La « Conférence de consensus sur la prévention de la récidive » qui se déroule en ce moment est peut-être le témoin visible d’une évolution de notre société quant à la gestion des peines et de la prévention de la récidive. Différents intervenants présentent leurs travaux et leurs études sur des alternatives aux conséquences de la justice pénale, afin d’amener la collectivité à repenser sa gestion de la justice.

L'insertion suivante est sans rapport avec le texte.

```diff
@@ -2255,23 +2259,31 @@
   for_each_record([&](const uint4 &r) {
     const uint64_t m = u4_meta(r);
     const uint32_t sub = (uint32_t)(m >> sh) & (KVR_F - 1);
-    const uint32_t sub0 = (uint32_t)__builtin_amdgcn_readfirstlane((int)sub);
-    const uint64_t same = __ballot(sub == sub0);
-    const int lead = __ffsll((unsigned long long)same) - 1;
     uint32_t pos = 0;
-    if (sub != sub0) pos = atomicAdd(&L.cur[sub], 1u);
-    else if ((int)lane == lead) pos = atomicAdd(&L.cur[sub], (uint32_t)__popcll(same));
-    if (sub == sub0) pos = (uint32_t)__builtin_amdgcn_readlane((int)pos, lead) + (uint32_t)__popcll(same & lanemask_lt());
+    if (!merge_subs) {
+      pos = atomicAdd(&L.cur[sub], 1u);
+    } else {
+      const uint32_t sub0 = (uint32_t)__builtin_amdgcn_readfirstlane((int)sub);
+      const uint64_t same = __ballot(sub == sub0);
+      const int lead = __ffsll((unsigned long long)same) - 1;
+      if (sub != sub0) pos = atomicAdd(&L.cur[sub], 1u);
+      else if ((int)lane == lead) pos = atomicAdd(&L.cur[sub], (uint32_t)__popcll(same));
+      if (sub == sub0) pos = (uint32_t)__builtin_amdgcn_readlane((int)pos, lead) + (uint32_t)__popcll(same & lanemask_lt());
+    }
     const uint32_t bo = L.bigoff[sub];
-    if (bo == KV_NONE) L.rec[L.off[sub] + pos] = r;
-    else kv_st_agent(&A.ovf[bo + pos], big_rec(m));
+    if (bo == KV_NONE) {
+      L.rec[L.off[sub] + pos] = r;
+    } else {
+      kv_st_agent(&A.ovf[bo + pos], big_rec(m));
+      if (L.cflag[sub] == 0 && atomicCAS(&L.cflag[sub], 0u, 1u) == 0u) { L.ckey[sub] = u4_key(r); L.hrec[sub] = big_rec(m); }
+    }
   });
   asm volatile("s_waitcnt vmcnt(0)" ::: "memory");
   __syncthreads();
   if (tr && t == 0) tr[4] = __builtin_amdgcn_s_memrealtime();
   if (wave == NT / 64 - 1) kv_list_items(A, coarse, L, Sbig);
   const uint32_t nch = L.nch;
-  for (uint32_t ch = wave; ch < nch; ch += NT / 64) {
+  for (uint32_t ch = wave; ch < nch;) {
     const uint2 ab = L.chs[ch];
     const uint32_t c = ab.y - ab.x;
     const bool has = lane < c;
@@ -2289,8 +2301,12 @@
     const uint32_t pay = (uint32_t)__shfl((int)pay0, src, 64);
     const uint32_t gk = kv_cut_gk((uint32_t)(w >> (15 + cut.ibits)), coarse, cut), kh = (uint32_t)(w >> (6 + cut.ibits)) & 511u;
     const uint32_t idx = (uint32_t)(w >> 6) & idx_mask;
-    kv_chunk<WL>(A.rep, valid, valid ? idx : 0, gk, kh, pay_type(pay), valid ? kv_table_of(kv, gk) : 0, pay_q(pay), key, kv, A.stats,
-                 A.force_flags & 1, true, A.V, ctr);
+    kv_chunk<WL, WL != DINT_WL_SMALLBANK>(A.rep, valid, valid ? idx : 0, gk, kh, pay_type(pay), valid ? kv_table_of(kv, gk) : 0, pay_q(pay),
+                                          key, kv, A.stats, A.force_flags & 1, true, A.V, ctr);
+    if (nch <= NT / 64) break;
+    uint32_t nx = 0;
+    if (lane == 0) nx = atomicAdd(&L.tick, 1u);
+    ch = (uint32_t)__builtin_amdgcn_readfirstlane((int)nx);
   }
 }
 
diff --git a/include/dint_driver.h b/include/dint_driver.h
--- a/include/dint_driver.h
+++ b/include/dint_driver.h
@@ -126,6 +126,8 @@
 int64_t dint_state_rehash_place_host(const uint64_t *keys, uint64_t n, uint64_t hash_size, uint32_t shard_index, uint32_t shard_count,
                                      uint64_t *bucket_out, uint32_t *link_out, uint32_t *slot_out);
 
+int dint_kv_chunk_pack_host(const uint32_t *hist, uint32_t *first, uint32_t *last);
+
 #ifdef __cplusplus
 }
 #endif
```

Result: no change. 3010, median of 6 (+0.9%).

La peine de mort a été abolie en France en 1981. Sentence ultime permettant à coup sûr d’éviter la récidive du criminel, elle permettait de mettre fin au conflit avec les victimes par la mort de l’individu coupable. Cependant, si elle mettait fin radicalement et pourrait-on dire brutalement au conflit, elle laissait en suspens de nombreuses questions. Instrument de vengeance ? Arme de dissuasion ? Expression de la justice rédemptrice ? Que ce soit du point de vue des victimes, du système judiciaire, de l’entourage des coupables et de la société elle-même, le problème de la peine de mort est qu’elle est, par ce choix de stratégie violente, soumise à différents niveaux d’interprétation et, de là, peut donc ne pas apporter de solutions satisfaisantes à l’un ou à l’autre (et en premier lieu, le criminel). Même si la peine de mort a été abolie depuis plus de 30 ans dans notre pays, il reste des réminiscences de cette vision de la justice qui est une justice par une gestion de l’Adversité. Comme l’a tristement rappelé en 2011 le ministre des Affaires étrangères M. Alain Juppé lorsqu’il déclarait que la mort de Ben Laden (sans procès, le corps jeté dans la mer) que « justice est faite », et que « c’est une victoire de toutes les démocraties qui se battent contre ce fléau abominable qu’est le terrorisme ». La peine de mort est une sentence infligée par le droit. C’est, pour le criminel, le « droit d’être tué » au nom de la justice. Se réjouir de la mort sans procès d’un criminel en 2011, qui plus est au plus haut sommet de l’Etat, c’est reconnaître que l’on peut rendre la justice par la mort et par les armes, et donc que la peine de mort est toujours de vigueur. Symptôme de l’adversité ultime (on tue l’autre qui est l’adversaire), elle n’apporte aucune réponse satisfaisante à la société, anéantissant le problème de la récidive, de la gestion de la souffrance des victimes, de la prévention par la neutralisation définitive du criminel. C’est une république de l’adversité qui prend toute sa signification ici.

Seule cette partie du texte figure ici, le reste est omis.